_MATERIALS PROVIDED_
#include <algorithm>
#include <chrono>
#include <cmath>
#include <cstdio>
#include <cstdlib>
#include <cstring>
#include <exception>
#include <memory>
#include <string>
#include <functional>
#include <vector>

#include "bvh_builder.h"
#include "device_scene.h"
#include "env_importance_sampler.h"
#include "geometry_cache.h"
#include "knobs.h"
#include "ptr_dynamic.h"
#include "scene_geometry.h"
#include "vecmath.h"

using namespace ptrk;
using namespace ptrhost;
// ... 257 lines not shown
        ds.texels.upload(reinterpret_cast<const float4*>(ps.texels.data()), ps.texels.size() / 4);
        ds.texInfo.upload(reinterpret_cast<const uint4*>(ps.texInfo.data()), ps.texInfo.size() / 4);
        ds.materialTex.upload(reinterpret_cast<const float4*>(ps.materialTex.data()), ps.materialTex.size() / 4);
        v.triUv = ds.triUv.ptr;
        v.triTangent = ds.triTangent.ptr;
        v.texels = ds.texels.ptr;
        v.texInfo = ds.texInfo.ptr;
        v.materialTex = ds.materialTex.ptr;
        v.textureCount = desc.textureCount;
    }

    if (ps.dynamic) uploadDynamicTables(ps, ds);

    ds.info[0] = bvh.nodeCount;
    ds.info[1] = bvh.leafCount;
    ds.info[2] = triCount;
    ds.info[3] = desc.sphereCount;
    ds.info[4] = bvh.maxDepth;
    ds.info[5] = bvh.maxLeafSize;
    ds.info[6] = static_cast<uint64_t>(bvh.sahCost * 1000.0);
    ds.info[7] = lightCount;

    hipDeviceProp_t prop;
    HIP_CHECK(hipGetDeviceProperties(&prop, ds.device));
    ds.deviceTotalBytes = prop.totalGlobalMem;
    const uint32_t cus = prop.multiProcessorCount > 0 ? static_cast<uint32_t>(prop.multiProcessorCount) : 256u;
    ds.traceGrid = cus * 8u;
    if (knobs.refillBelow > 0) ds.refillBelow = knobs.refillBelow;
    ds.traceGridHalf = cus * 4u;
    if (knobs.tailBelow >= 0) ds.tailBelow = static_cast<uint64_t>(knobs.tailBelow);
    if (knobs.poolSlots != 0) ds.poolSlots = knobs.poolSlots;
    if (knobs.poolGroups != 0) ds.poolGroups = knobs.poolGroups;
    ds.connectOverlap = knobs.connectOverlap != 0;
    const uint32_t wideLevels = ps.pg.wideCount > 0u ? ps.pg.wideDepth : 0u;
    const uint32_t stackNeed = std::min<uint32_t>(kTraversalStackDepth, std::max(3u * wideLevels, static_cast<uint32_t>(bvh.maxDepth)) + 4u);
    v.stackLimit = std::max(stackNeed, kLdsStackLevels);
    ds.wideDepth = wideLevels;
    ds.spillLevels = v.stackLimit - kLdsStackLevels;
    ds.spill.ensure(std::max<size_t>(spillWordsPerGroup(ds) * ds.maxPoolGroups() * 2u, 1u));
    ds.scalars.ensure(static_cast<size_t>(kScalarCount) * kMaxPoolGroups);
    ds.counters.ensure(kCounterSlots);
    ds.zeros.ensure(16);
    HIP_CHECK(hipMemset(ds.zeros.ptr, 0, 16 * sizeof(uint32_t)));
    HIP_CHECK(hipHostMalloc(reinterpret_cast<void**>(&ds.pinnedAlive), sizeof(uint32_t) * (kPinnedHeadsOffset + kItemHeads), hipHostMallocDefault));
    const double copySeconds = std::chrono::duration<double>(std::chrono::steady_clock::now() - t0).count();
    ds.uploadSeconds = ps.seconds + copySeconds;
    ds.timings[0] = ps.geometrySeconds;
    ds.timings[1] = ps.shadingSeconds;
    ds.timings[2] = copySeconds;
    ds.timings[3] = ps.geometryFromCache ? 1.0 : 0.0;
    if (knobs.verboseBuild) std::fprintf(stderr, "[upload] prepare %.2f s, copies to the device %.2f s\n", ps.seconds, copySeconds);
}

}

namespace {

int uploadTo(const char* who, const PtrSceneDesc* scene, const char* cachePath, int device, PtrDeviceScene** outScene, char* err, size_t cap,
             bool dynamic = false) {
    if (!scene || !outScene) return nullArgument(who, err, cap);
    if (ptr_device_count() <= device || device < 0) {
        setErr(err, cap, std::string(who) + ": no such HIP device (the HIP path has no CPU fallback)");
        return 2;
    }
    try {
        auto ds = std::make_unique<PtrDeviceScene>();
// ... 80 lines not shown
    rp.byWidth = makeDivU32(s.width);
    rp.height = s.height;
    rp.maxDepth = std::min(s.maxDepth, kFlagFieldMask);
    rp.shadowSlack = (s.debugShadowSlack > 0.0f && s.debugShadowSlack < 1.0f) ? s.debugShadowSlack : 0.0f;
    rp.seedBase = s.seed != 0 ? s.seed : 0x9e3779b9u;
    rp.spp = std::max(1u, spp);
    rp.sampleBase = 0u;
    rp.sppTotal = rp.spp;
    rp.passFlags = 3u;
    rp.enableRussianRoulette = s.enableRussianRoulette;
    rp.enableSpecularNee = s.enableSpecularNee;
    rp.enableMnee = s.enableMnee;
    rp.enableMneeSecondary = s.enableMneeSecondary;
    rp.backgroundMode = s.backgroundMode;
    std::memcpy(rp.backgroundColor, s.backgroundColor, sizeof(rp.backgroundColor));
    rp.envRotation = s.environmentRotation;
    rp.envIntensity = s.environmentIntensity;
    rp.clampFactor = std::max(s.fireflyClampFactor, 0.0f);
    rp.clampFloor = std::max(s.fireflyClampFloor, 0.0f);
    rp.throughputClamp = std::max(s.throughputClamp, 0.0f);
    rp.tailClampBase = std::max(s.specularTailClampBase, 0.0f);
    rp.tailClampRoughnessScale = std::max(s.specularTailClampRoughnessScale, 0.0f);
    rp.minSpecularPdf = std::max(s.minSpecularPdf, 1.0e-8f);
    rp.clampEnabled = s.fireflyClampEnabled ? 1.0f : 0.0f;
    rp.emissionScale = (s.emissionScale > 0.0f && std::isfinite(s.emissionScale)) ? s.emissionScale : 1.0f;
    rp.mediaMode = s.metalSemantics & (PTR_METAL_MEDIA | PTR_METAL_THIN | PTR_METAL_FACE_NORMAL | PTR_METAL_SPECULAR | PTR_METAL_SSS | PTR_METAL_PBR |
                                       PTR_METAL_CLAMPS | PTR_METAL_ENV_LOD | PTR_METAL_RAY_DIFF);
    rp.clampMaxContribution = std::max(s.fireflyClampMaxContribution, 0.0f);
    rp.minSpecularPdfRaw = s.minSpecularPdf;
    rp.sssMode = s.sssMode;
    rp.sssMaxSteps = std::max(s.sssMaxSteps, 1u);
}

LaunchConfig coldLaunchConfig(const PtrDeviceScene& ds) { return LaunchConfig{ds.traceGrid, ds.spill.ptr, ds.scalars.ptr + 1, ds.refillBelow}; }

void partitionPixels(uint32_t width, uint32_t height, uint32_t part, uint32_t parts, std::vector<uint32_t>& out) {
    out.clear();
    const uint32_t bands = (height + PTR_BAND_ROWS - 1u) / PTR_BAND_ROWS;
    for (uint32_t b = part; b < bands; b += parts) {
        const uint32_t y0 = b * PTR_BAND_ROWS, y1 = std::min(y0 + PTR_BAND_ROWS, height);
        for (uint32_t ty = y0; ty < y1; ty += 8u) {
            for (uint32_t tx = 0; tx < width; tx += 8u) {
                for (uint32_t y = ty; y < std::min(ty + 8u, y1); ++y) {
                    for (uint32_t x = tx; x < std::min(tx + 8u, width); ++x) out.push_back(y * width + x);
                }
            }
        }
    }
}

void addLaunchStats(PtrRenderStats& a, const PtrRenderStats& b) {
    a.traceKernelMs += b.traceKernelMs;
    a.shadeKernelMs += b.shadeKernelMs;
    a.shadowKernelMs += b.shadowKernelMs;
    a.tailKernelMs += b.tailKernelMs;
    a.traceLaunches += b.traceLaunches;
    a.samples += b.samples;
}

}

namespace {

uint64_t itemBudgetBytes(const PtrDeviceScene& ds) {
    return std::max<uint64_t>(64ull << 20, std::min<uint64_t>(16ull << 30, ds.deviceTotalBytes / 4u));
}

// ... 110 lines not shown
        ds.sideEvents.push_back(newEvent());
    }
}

---

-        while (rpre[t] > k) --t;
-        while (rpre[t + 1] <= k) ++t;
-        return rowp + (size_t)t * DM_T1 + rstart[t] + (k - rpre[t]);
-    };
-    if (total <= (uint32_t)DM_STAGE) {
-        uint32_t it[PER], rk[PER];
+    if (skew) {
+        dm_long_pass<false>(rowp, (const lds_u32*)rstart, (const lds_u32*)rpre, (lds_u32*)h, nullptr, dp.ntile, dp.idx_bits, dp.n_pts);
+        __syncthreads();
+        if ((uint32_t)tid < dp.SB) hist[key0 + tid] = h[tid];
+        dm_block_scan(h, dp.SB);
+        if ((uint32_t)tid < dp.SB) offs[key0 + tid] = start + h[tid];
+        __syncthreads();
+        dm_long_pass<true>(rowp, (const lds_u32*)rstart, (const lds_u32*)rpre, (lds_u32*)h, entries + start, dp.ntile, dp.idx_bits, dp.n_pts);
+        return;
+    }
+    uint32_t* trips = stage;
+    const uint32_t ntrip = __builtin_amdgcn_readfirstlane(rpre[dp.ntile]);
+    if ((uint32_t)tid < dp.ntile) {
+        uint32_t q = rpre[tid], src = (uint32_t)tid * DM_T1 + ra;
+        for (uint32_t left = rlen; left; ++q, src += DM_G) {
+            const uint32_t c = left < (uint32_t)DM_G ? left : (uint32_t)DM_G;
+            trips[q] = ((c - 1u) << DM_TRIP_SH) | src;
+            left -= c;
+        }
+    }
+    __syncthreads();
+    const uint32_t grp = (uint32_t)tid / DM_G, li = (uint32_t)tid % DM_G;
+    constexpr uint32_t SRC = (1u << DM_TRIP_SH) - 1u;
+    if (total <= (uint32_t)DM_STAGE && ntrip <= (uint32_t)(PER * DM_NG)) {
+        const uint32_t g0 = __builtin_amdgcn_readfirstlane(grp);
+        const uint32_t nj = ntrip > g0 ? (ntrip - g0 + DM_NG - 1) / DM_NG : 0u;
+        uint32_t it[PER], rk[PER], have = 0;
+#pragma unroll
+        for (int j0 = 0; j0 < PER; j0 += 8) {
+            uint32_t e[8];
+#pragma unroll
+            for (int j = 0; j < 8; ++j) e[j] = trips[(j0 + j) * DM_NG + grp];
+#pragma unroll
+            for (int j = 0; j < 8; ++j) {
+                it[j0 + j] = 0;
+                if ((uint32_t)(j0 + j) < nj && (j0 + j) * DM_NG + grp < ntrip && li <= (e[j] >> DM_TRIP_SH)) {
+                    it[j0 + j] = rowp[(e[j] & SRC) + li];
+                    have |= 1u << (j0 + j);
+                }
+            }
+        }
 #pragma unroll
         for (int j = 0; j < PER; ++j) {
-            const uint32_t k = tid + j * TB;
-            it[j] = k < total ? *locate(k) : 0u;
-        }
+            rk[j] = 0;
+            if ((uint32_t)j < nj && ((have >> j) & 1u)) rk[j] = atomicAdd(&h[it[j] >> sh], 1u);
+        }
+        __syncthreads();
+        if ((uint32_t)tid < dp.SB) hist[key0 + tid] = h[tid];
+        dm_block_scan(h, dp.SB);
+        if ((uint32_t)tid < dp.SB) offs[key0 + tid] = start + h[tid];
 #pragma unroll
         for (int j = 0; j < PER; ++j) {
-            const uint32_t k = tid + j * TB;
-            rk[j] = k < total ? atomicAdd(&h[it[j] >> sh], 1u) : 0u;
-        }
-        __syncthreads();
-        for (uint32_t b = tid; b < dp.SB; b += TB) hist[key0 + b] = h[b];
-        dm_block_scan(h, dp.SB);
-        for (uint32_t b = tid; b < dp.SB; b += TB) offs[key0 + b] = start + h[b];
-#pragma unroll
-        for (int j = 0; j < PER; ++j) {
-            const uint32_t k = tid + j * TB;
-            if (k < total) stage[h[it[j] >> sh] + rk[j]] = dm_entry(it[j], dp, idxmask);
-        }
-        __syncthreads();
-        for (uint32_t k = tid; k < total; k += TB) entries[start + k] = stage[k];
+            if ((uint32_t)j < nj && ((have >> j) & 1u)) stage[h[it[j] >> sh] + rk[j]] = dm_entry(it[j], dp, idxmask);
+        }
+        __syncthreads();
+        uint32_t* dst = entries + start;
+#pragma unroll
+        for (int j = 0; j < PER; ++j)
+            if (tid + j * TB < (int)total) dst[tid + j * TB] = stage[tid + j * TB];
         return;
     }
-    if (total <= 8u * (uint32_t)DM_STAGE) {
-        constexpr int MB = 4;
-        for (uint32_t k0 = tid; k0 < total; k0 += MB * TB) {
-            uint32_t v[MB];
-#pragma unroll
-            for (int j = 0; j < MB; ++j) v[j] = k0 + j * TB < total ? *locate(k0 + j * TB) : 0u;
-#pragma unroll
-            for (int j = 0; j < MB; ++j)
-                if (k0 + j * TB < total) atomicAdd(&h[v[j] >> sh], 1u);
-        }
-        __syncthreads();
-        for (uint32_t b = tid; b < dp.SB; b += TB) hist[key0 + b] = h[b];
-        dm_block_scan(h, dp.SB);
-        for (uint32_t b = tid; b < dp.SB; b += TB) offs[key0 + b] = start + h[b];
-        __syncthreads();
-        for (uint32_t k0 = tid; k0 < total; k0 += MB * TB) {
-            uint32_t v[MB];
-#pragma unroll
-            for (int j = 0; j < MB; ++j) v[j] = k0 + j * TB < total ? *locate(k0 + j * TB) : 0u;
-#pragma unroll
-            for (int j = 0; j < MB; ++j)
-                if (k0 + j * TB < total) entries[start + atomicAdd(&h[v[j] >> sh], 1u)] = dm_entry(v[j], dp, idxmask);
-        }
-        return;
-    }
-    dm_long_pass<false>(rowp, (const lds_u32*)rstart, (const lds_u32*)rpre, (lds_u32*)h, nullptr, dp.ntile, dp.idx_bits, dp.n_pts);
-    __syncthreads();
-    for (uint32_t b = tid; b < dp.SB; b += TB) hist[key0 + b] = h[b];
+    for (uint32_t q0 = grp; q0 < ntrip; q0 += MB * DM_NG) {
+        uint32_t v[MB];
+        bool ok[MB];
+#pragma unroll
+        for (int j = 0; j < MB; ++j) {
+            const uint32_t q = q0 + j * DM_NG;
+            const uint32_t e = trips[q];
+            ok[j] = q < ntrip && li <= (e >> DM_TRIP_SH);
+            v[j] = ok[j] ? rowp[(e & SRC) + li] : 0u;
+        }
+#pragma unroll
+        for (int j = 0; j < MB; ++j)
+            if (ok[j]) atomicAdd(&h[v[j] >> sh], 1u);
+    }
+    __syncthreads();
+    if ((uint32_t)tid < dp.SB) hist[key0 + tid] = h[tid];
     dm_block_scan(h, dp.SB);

==

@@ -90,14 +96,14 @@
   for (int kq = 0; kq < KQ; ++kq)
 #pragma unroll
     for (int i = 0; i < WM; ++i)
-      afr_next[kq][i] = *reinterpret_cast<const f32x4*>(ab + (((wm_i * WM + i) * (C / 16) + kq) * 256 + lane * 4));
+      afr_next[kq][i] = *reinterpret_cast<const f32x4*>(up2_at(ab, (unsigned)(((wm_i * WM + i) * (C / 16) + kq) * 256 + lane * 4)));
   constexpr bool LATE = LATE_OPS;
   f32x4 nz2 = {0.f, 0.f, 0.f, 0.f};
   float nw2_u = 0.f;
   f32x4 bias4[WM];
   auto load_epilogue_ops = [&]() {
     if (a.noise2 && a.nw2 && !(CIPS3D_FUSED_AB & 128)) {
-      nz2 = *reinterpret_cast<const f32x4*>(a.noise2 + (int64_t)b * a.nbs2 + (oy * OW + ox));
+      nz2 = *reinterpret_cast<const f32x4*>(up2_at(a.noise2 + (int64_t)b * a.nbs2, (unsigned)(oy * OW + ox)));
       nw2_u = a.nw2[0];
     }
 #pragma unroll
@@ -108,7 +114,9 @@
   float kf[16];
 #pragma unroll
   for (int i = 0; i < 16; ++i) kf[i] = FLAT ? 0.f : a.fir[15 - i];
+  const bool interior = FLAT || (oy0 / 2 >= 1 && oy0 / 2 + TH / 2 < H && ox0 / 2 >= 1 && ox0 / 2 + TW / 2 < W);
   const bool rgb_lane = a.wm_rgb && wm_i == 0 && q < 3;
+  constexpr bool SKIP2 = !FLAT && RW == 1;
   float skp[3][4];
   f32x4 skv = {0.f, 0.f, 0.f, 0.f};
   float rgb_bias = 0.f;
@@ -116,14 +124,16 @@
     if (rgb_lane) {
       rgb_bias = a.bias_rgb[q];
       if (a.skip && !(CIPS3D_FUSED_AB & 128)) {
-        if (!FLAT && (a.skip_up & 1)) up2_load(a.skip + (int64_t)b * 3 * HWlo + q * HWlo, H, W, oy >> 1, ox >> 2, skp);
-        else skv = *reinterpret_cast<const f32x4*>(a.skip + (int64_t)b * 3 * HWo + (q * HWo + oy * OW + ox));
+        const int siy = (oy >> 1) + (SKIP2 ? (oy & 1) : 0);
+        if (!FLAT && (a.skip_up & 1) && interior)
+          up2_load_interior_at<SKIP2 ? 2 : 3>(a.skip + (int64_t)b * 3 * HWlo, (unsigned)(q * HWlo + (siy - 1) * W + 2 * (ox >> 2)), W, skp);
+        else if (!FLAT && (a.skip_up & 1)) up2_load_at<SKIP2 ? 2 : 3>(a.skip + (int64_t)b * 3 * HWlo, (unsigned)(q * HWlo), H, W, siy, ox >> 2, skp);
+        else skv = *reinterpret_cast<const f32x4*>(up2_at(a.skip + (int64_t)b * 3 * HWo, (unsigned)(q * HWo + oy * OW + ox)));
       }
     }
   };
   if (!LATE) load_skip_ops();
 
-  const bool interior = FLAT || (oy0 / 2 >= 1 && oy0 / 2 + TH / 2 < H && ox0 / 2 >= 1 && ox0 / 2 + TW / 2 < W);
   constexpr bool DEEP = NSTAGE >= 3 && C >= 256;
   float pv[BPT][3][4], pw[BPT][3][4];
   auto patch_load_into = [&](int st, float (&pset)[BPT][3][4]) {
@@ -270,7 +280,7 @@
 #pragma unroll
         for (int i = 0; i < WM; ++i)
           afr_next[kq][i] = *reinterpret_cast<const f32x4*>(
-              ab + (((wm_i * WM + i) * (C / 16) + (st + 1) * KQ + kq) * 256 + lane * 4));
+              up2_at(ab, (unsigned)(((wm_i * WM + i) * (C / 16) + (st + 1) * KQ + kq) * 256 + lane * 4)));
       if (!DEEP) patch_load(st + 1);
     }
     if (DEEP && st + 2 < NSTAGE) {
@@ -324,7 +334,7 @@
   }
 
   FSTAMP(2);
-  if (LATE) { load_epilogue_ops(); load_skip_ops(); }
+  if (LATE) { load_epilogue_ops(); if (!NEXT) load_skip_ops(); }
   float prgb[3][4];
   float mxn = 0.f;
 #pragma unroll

_REQUIREMENT_
Answer with one number only, the count of lines in the listing that hold the word "timings".

_OUTPUT FOR THIS EXERCISE_
4